Il est étonnant que les différentes conférences sur le climat ne se soient jamais penchées sur la question démographique. Pourtant l’équation de Kaya montrait la complémentarité absolue entre évolution de la population humaine, niveau de vie par personne, intensité énergétique et choix des énergies utilisées (cf. BIOSPHERE-INFO n° 355).
Pour avoir quelques éléments de réflexion sur l’évolution de la population, voici un résumé de l’intervention de Didier Barthès, porte-parole de l’association Démographie Responsable à l’Ecole Normale Supérieure de Lyon. Pour recevoir gratuitement notre bimensuel BIOSPHERE-INFO, s’inscrire à cette adresse : biosphere@ouvaton.org
COP21 : et la question démographique ?
BIOSPHERE-INFO n° 359 (1er au 15 novembre 2015)
1/6) Un point généralement ignoré
Le rapport Planète vivante publié conjointement fin 2014 par le WWF, la Société Zoologique de Londres et d’autres partenaires signalait que depuis 1970, en 45 ans seulement, 50 % des effectifs des animaux sauvages (plus précisément des vertébrés) avaient disparus. En moins d’un demi-siècle nous avons donc éliminé la moitié de la faune. Si nous continuons ainsi, dès 2060 n’y aura-t-il plus un seul animal sauvage sur la Terre ?
Le fait est assez effrayant et a été largement repris par nombre de mouvements écologistes, mais curieusement, il a rarement été souligné que l’on pouvait rapprocher cette division par deux du nombre des animaux d’une multiplication par deux aussi, du nombre des hommes et cela exactement sur la même période. En effet, de 1970 à 2015 les effectifs de l’humanité sont passés de 3,7 à 7,3 milliards. Cela veut dire que depuis 1970, pour un homme vivant sur la Terre il y a 4 fois moins d’animaux sauvages !
Ces deux évolutions, le doublement des hommes et la division par deux du nombre d’animaux ne sont pas, hélas, sans lien de cause à effet. On peut à la fois s’interroger sur ce qui les relie. Tel est l’objet de cette conférence.

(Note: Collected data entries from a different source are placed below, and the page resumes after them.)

@@ -117,11 +117,42 @@
         ars[2] = 0x7fffffff;
         ars[3] = 0x00020000;
     }
+    static_assert(!SEG2 || MODE == 1, "the second K segment rides the plain 3x3 conv only");
+    const int nk1 = SEG2 ? (p.K - p.K2) / GBK : 0;
+    unsigned rowoff2[4];
+    int ars2_lo = 0, ars2_hi = 0;
+    if constexpr (SEG2) {
+#pragma unroll
+        for (int rb = 0; rb < 4; ++rb) {
+            const int m = m0 + wave * 64 + rb * 16 + lr_a;
+            rowoff2[rb] = m < p.M ? (unsigned)m * ((unsigned)p.lda2 * 2u) + lq_a * 16 : 0x80000000u;
+        }
+        const unsigned long long ab2 = (unsigned long long)(uintptr_t)p.A2;
+        ars2_lo = __builtin_amdgcn_readfirstlane((int)(unsigned)ab2);
+        ars2_hi = __builtin_amdgcn_readfirstlane((int)(unsigned)((ab2 >> 32) & 0xffffu));
+    }
+    auto a_desc = [&](int kt) __attribute__((always_inline)) -> gp_i32x4_t {
+        gp_i32x4_t rs = ars;
+        if constexpr (SEG2) {
+            const bool seg = __builtin_amdgcn_readfirstlane(kt >= nk1 ? 1 : 0) != 0;
+            rs[0] = seg ? ars2_lo : ars[0];
+            rs[1] = seg ? ars2_hi : ars[1];
+        }
+        return rs;
+    };
     auto a_tile = [&](int kt, unsigned (&vo)[4], int& soff) __attribute__((always_inline)) {
         int tap = 0;
         if (MODE == 0) {
             soff = kt * 128;
         } else if (MODE == 1) {
+            if constexpr (SEG2) {
+                if (kt >= nk1) {
+                    soff = (kt - nk1) * 128;
+#pragma unroll
+                    for (int rb = 0; rb < 4; ++rb) vo[rb] = rowoff2[rb];
+                    return;
+                }
+            }
             const int cs = kt / 9;
             tap = kt - cs * 9;
             const int dy = tap / 3, dx = tap - dy * 3;
@@ -194,10 +225,11 @@
         unsigned vo[4];
         int soff;
         a_tile(clampk(t), vo, soff);
+        const gp_i32x4_t rs = a_desc(clampk(t));
 #pragma unroll
         for (int i = 0; i < 8; ++i) {
-            if ((i >> 2) == 0) GP_LOAD_A_(A[t][i & 3][0], vo[i & 3], ars, soff, "0");
-            else GP_LOAD_A_(A[t][i & 3][1], vo[i & 3], ars, soff, "64");
+            if ((i >> 2) == 0) GP_LOAD_A_(A[t][i & 3][0], vo[i & 3], rs, soff, "0");
+            else GP_LOAD_A_(A[t][i & 3][1], vo[i & 3], rs, soff, "64");
         }
     }
     wait_vmcnt<26>();
@@ -218,6 +250,7 @@
         unsigned vo[4] = {0u, 0u, 0u, 0u};
         int soff = 0;
         unsigned long long ws = 0;
+        gp_i32x4_t rs = ars;
         gp_f32x4_t (&acc1)[4][20] = acc;
         bf16x8_t (&Bf1)[5] = Bf;
         u32x4_t (&A1)[3][4][2] = A;
@@ -255,11 +288,12 @@
 #endif
                         __hip_atomic_fetch_add(cnt_landed, 1, __ATOMIC_RELAXED, __HIP_MEMORY_SCOPE_WORKGROUP);
                     a_tile(kt2, vo, soff);
+                    rs = a_desc(kt2);
                 }
                 if constexpr (g >= 90 && g <= 146 && ((g - 90) & 7) == 0) {
                     constexpr int i = (g - 90) >> 3;
-                    if constexpr ((i >> 2) == 0) GP_LOAD_A_(A_[ST2][i & 3][0], vo[i & 3], ars, soff, "0");
-                    else GP_LOAD_A_(A_[ST2][i & 3][1], vo[i & 3], ars, soff, "64");
+                    if constexpr ((i >> 2) == 0) GP_LOAD_A_(A_[ST2][i & 3][0], vo[i & 3], rs, soff, "0");
+                    else GP_LOAD_A_(A_[ST2][i & 3][1], vo[i & 3], rs, soff, "64");
                 }
                 if constexpr (g == 118) seen_l = *(volatile gp_lds_int_t*)cnt_landed;
                 if constexpr (g == 142) {
@@ -361,11 +395,11 @@
     }
 }
 
-template <int MODE, int EPI>
+template <int MODE, int EPI, bool SEG2 = false>
 int launch_pipe320x16(const DcGemmParams& p, hipStream_t stream, const GemmSplit& sp, int grid_x, int grid_y) {
     static DcLdsOnce lds_once;
-    if (const int e = lds_once.ensure(reinterpret_cast<const void*>(&gemm_pipe320x16_kernel<MODE, EPI>), GP_LDS)) return e;
-    hipLaunchKernelGGL((gemm_pipe320x16_kernel<MODE, EPI>), dim3(grid_x, grid_y), dim3(256), GP_LDS, stream, p, sp);
+    if (const int e = lds_once.ensure(reinterpret_cast<const void*>(&gemm_pipe320x16_kernel<MODE, EPI, SEG2>), GP_LDS)) return e;
+    hipLaunchKernelGGL((gemm_pipe320x16_kernel<MODE, EPI, SEG2>), dim3(grid_x, grid_y), dim3(256), GP_LDS, stream, p, sp);
     DC_CHECK_LAUNCH();
     return 0;
 }
diff --git a/dynamicrafter_amd/lvdm/modules/networks/openaimodel3d.py b/dynamicrafter_amd/lvdm/modules/networks/openaimodel3d.py
--- a/dynamicrafter_amd/lvdm/modules/networks/openaimodel3d.py
+++ b/dynamicrafter_amd/lvdm/modules/networks/openaimodel3d.py
@@ -17,6 +17,8 @@
 _TA_FUSED_C = tuple(int(k) for k in os.environ.get("DC_TA_FUSED_C", "320,640").split(","))
 _FFP_FUSED = os.environ.get("DC_FFP_FUSED", "1") != "0"
 _TC_FUSED = os.environ.get("DC_TC_FUSED", "1") != "0"
+_RES_SKIP_FOLD = os.environ.get("DC_RES_SKIP_FOLD", "0") != "0"
+_EMB_BATCHED = os.environ.get("DC_EMB_BATCHED", "1") != "0"
 _FUSED_MIN_ROWS = int(os.environ.get("DC_FUSED_MIN_ROWS", "4096"))
 _LN_FUSED_K = tuple(int(k) for k in os.environ.get("DC_LN_FUSED_K", "320,640").split(","))
 C_IN_PAD = 64
@@ -310,11 +312,14 @@
                 elif kind == "res":
                     d = {"gn1": (f32(p + ".in_layers.0.weight"), f32(p + ".in_layers.0.bias")),
                          "conv1": PackedWeight.conv3x3(self._p(p + ".in_layers.2.weight"), self._p(p + ".in_layers.2.bias"), device),
-                         "emb": lin(p + ".emb_layers.1"),
                          "gn2": (f32(p + ".out_layers.0.weight"), f32(p + ".out_layers.0.bias")),
-                         "conv2": PackedWeight.conv3x3(self._p(p + ".out_layers.3.weight"), self._p(p + ".out_layers.3.bias"), device)}
-                    if a["cin"] != a["cout"]:
-                        d["skip"] = lin(p + ".skip_connection")
+                         "name": p}
+                    if a["cin"] != a["cout"] and _RES_SKIP_FOLD and a["cout"] % 320 == 0 and a["cin"] % 64 == 0:
+                        d["conv2_skip"] = PackedWeight.conv3x3_skip1x1(
+                            self._p(p + ".out_layers.3.weight"), self._p(p + ".out_layers.3.bias"),
+                            self._p(p + ".skip_connection.weight"), self._p(p + ".skip_connection.bias"), device)
+                    else:
+                        self._res_plain_weights(d, device)
                     if a["tconv"]:
                         d["tc"] = []
                         for i, ci in ((1, 2), (2, 3), (3, 3), (4, 3)):
@@ -337,6 +342,16 @@
         P["in"] = [pack_block(f"input_blocks.{i}", b) for i, b in enumerate(down_path)]
         P["mid"] = pack_block("middle_block", middle)
         P["out"] = [pack_block(f"output_blocks.{i}", b) for i, b in enumerate(up_path)]
+        res = [d for grp in P["in"] + [P["mid"]] + P["out"] for d in grp if "gn1" in d]
+        names = [d["name"] + ".emb_layers.1" for d in res]
+        P["emb_all"] = PackedWeight.linear(torch.cat([self._p(n + ".weight").detach() for n in names], 0),
+                                           torch.cat([self._p(n + ".bias").detach() for n in names], 0), device)
+        off = 0
+        for d in res:
+            n = d["conv1"].N
+            d["emb_off"] = off
+            d["emb"] = PackedWeight(P["emb_all"].w[off:off + n], P["emb_all"].bias[off:off + n], n, P["emb_all"].K, P["emb_all"].K, 1)
+            off += n
         P["out_gn"] = (f32("out.0.weight"), f32("out.0.bias"))
         P["out_conv"] = PackedWeight.conv3x3(self._p("out.2.weight"), self._p("out.2.bias"), device, n_align=4)
         P["device"] = device
@@ -357,24 +372,46 @@
         y = self._arena.get(tag, x.shape[0], x.shape[1], device=x.device)
         return ops.layernorm(x, y, wb[0], wb[1], 1e-5)
 
+    def _res_plain_weights(self, W, device):
+        p = W["name"]
+        if "conv2" not in W:
+            W["conv2"] = PackedWeight.conv3x3(self._p(p + ".out_layers.3.weight"), self._p(p + ".out_layers.3.bias"), device)
+            if self._has(p + ".skip_connection.weight"):
+                W["skip"] = PackedWeight.linear(self._p(p + ".skip_connection.weight"), self._p(p + ".skip_connection.bias"), device)
+        return W
+
+    def _res_fold_ok(self, W, h, x, dst, conv):
+        key = (h.shape[0], h.stride(0), x.stride(0), dst.stride(0), conv["IH"], conv["IW"])
+        ok = W.setdefault("fold_ok", {}).get(key)
+        if ok is None:
+            ok = W["fold_ok"][key] = ops.gemm_k2_ok(h, W["conv2_skip"], dst, conv=conv, a2=x)
+        return ok
+
     def _res(self, W, x, g, out_tag, out=None):
         A = self._arena
         M, dev = x.shape[0], x.device
         cout = W["conv1"].N
         conv = dict(IH=g["H"], IW=g["W"], OH=g["H"], OW=g["W"], stride=1, pad=1, ups=0)
-        emb_out = A.get("emb_out", g["B"], cout, torch.float32, dev)
-        ops.gemv_small(g["emb"], W["emb"], emb_out, act_in=1)
+        if g.get("emb_all") is not None:
+            emb_out = g["emb_all"][:g["B"], W["emb_off"]:W["emb_off"] + cout]
+        else:
+            emb_out = A.get("emb_out", g["B"], cout, torch.float32, dev)
+            ops.gemv_small(g["emb"], W["emb"], emb_out, act_in=1)
         h = self._gn(x, W["gn1"], "gn", n_inst=g["F"], rpi=g["HW"], eps=1e-5, silu=True)
         h1 = ops.gemm(h, W["conv1"], A.get("res_h1", M, cout, device=dev), conv=conv, rowvec=emb_out,
                       rows_per_vec=g["T"] * g["HW"])
         h = self._gn(h1, W["gn2"], "gn", n_inst=g["F"], rpi=g["HW"], eps=1e-5, silu=True)
-        skip = x
-        if "skip" in W:
-            skip = ops.gemm(x, W["skip"], A.get("res_skip", M, cout, device=dev))
         has_tc = "tc" in W
         final = (lambda: out if out is not None else A.get(out_tag, M, cout, device=dev))
-        h2 = ops.gemm(h, W["conv2"], A.get("res_h2", M, cout, device=dev) if has_tc else final(), conv=conv,
-                      residual=skip)
+        dst = A.get("res_h2", M, cout, device=dev) if has_tc else final()
+        if "conv2_skip" in W and self._res_fold_ok(W, h, x, dst, conv):
+            h2 = ops.gemm(h, W["conv2_skip"], dst, conv=conv, a2=x)
+        else:
+            self._res_plain_weights(W, dev)
+            skip = x
+            if "skip" in W:
+                skip = ops.gemm(x, W["skip"], A.get("res_skip", M, cout, device=dev))
+            h2 = ops.gemm(h, W["conv2"], dst, conv=conv, residual=skip)
         if not has_tc:
             return h2
         tc = dict(T=g["T"], HW=g["HW"])
@@ -562,7 +599,11 @@
             ops.gemv_small(hid, Wt["fps2"], emb, accumulate=True)
         if ctx_kv is not None and ctx_kv.get("__gen__") != Wt["gen"]:
             ctx_kv = None
-        g = dict(B=B, T=T, F=B * T, H=H, W=W, HW=H * W, emb=emb, ctx=ctx_rows, Lc=Lc, n_text=n_text, ctx_kv=ctx_kv)
+        emb_all = None
+        if _EMB_BATCHED:
+            emb_all = A.get("emb_all", B, Wt["emb_all"].N, torch.float32, dev)
+            ops.gemv_small(emb, Wt["emb_all"], emb_all, act_in=1)
+        g = dict(B=B, T=T, F=B * T, H=H, W=W, HW=H * W, emb=emb, emb_all=emb_all, ctx=ctx_rows, Lc=Lc, n_text=n_text, ctx_kv=ctx_kv)
         down_path, middle, up_path = self._layout
         n_up = len(up_path)
 
diff --git a/dynamicrafter_amd/ops.py b/dynamicrafter_amd/ops.py
--- a/dynamicrafter_amd/ops.py
+++ b/dynamicrafter_amd/ops.py
@@ -82,12 +82,13 @@
 
 class PackedWeight:
 
-    __slots__ = ("w", "bias", "N", "K", "n_pad", "Cin", "taps", "k_real")
+    __slots__ = ("w", "bias", "N", "K", "n_pad", "Cin", "taps", "k_real", "k2")
 
     def __init__(self, w, bias, N, K, Cin, taps, k_real=None):
         self.w, self.bias, self.N, self.K, self.Cin, self.taps = w, bias, N, K, Cin, taps
         self.n_pad = w.shape[0]
         self.k_real = k_real
+        self.k2 = 0
 
     @staticmethod
     def _finish(w2d, bias, device, Cin, taps, pad_n_to=None):
@@ -132,6 +133,27 @@
         return pw
 
     @staticmethod
+    def conv3x3_skip1x1(weight, bias, skip_weight, skip_bias, device):
+        co, ci = weight.shape[0], weight.shape[1]
+        assert ci % 64 == 0 and skip_weight.shape[0] == co
+        w = weight.detach().permute(0, 2, 3, 1).reshape(co, 9, ci // 64, 64).permute(0, 2, 1, 3).reshape(co, 9 * ci)
+        ws = skip_weight.detach().reshape(co, -1)
+        cs = ws.shape[1]
+        k2 = (cs + 63) // 64 * 64
+        if k2 != cs:
+            ws = torch.nn.functional.pad(ws, (0, k2 - cs))
+        b = None
+        if bias is not None or skip_bias is not None:
+            b = torch.zeros(co, dtype=torch.float32)
+            for t in (bias, skip_bias):
+                if t is not None:
+                    b = b + t.detach().to(device="cpu", dtype=torch.float32)
+        pw = PackedWeight._finish(torch.cat([w, ws.to(w.dtype)], dim=1), b, device, ci, 9)
+        pw.k2 = k2
+        pw.k_real = 9 * ci + cs
+        return pw
+
+    @staticmethod
     def conv3x3_c8_as_linear(weight, bias, device):
         co, ci = weight.shape[0], weight.shape[1]
         assert ci <= 8
@@ -149,8 +171,8 @@
         return PackedWeight._finish(w, bias, device, ci, 3)
 
 
-def gemm(a, pw, out, *, M=None, residual=None, rowvec=None, rows_per_vec=1, geglu=False, gelu=False, alpha=1.0,
-         conv=None, tconv=None):
+def _gemm_params(a, pw, out, *, M=None, residual=None, rowvec=None, rows_per_vec=1, geglu=False, gelu=False, alpha=1.0,
+                 conv=None, tconv=None, a2=None):
     _rows(a, "a")
     out_f32 = out.dtype == torch.float32
     if not out_f32:
@@ -202,12 +224,32 @@
         raise ValueError("tconv: M must be a multiple of T*HW and the activation at least Cin wide")
     if rowvec is not None and (rowvec.shape[0] * rows_per_vec < p.M or rowvec.shape[1] < n_out):
         raise ValueError("gemm: rowvec does not cover every row group / output column")
+    if (a2 is not None) != (pw.k2 > 0):
+        raise ValueError("gemm: a second operand goes with a [W | W2] weight (PackedWeight.conv3x3_skip1x1), and only with one")
+    if a2 is not None:
+        _rows(a2, "a2")
+        if p.mode != 1 or a2.shape[0] < p.M or a2.shape[1] < pw.k2:
+            raise ValueError(f"gemm: a2 must hold M={p.M} rows of {pw.k2} columns for a 3x3 conv, got {tuple(a2.shape)}")
+        p.A2, p.lda2, p.K2 = a2.data_ptr(), a2.stride(0), pw.k2
+    return p, n_out
+
+
+def gemm_k2_ok(a, pw, out, **kw):
+    p, _ = _gemm_params(a, pw, out, **kw)
+    return bool(_hip.lib().dc_gemm_k2_ok(C.byref(p)))
+
+
+def gemm(a, pw, out, *, M=None, residual=None, rowvec=None, rows_per_vec=1, geglu=False, gelu=False, alpha=1.0,
+         conv=None, tconv=None, a2=None):
+    p, n_out = _gemm_params(a, pw, out, M=M, residual=residual, rowvec=rowvec, rows_per_vec=rows_per_vec, geglu=geglu, gelu=gelu,
+                            alpha=alpha, conv=conv, tconv=tconv, a2=a2)
+    out_f32 = out.dtype == torch.float32
     if _TRACE is not None:
         variant = "dc_gemm_conv"
         k_real = pw.k_real if pw.k_real else pw.K
         flops = 2.0 * p.M * pw.N * k_real
         esz = 4 if out_f32 else 2
-        nbytes = 2.0 * p.M * (k_real if p.mode == 0 else pw.Cin) + 2.0 * pw.N * pw.K + esz * p.M * n_out \
+        nbytes = 2.0 * p.M * (k_real if p.mode == 0 else pw.Cin + pw.k2) + 2.0 * pw.N * pw.K + esz * p.M * n_out \
             + (2.0 * p.M * n_out if residual is not None else 0)
         _launch(variant, flops, nbytes, _hip.lib().dc_gemm_conv, C.byref(p), stream_ptr(),
                 tag=(p.mode, p.M, pw.N, k_real))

2/6) Les ordres de grandeurs de la question démographique
Comme en tout domaine, il est utile d’avoir en tête les ordres de grandeur, je vous propose 4 références
– Depuis les débuts de notre ère (il y avait environ 200 millions d’habitants sur la Terre en l’an zéro environ) les effectifs de l’humanité ont été multipliés par plus de 35 ! Notez que l’on associe cette époque à la fameuse phrase de la Genèse, « Croissez et multipliez » : elle est en fait antérieure de 500 ou 600 ans, mais il est intéressant de constater qu’elle sert encore de référence, pas seulement en démographie et pas seulement dans la sphère religieuse. C’est en fait l’ensemble de notre monde qui est un adepte forcené de la croissance. Cette phrase a été écrite par les hommes dans un monde de 150 millions d’habitants, soit 50 fois moins densément peuplé que celui d’aujourd’hui et elle constitue encore une référence. Excellente illustration des règles adaptées à un monde donné mais qui restent appliquées et vénérées dans un autre contexte, pourtant tout différent. Il serait sans doute temps de s’interroger sur leur bien-fondé et temps aussi de les revoir.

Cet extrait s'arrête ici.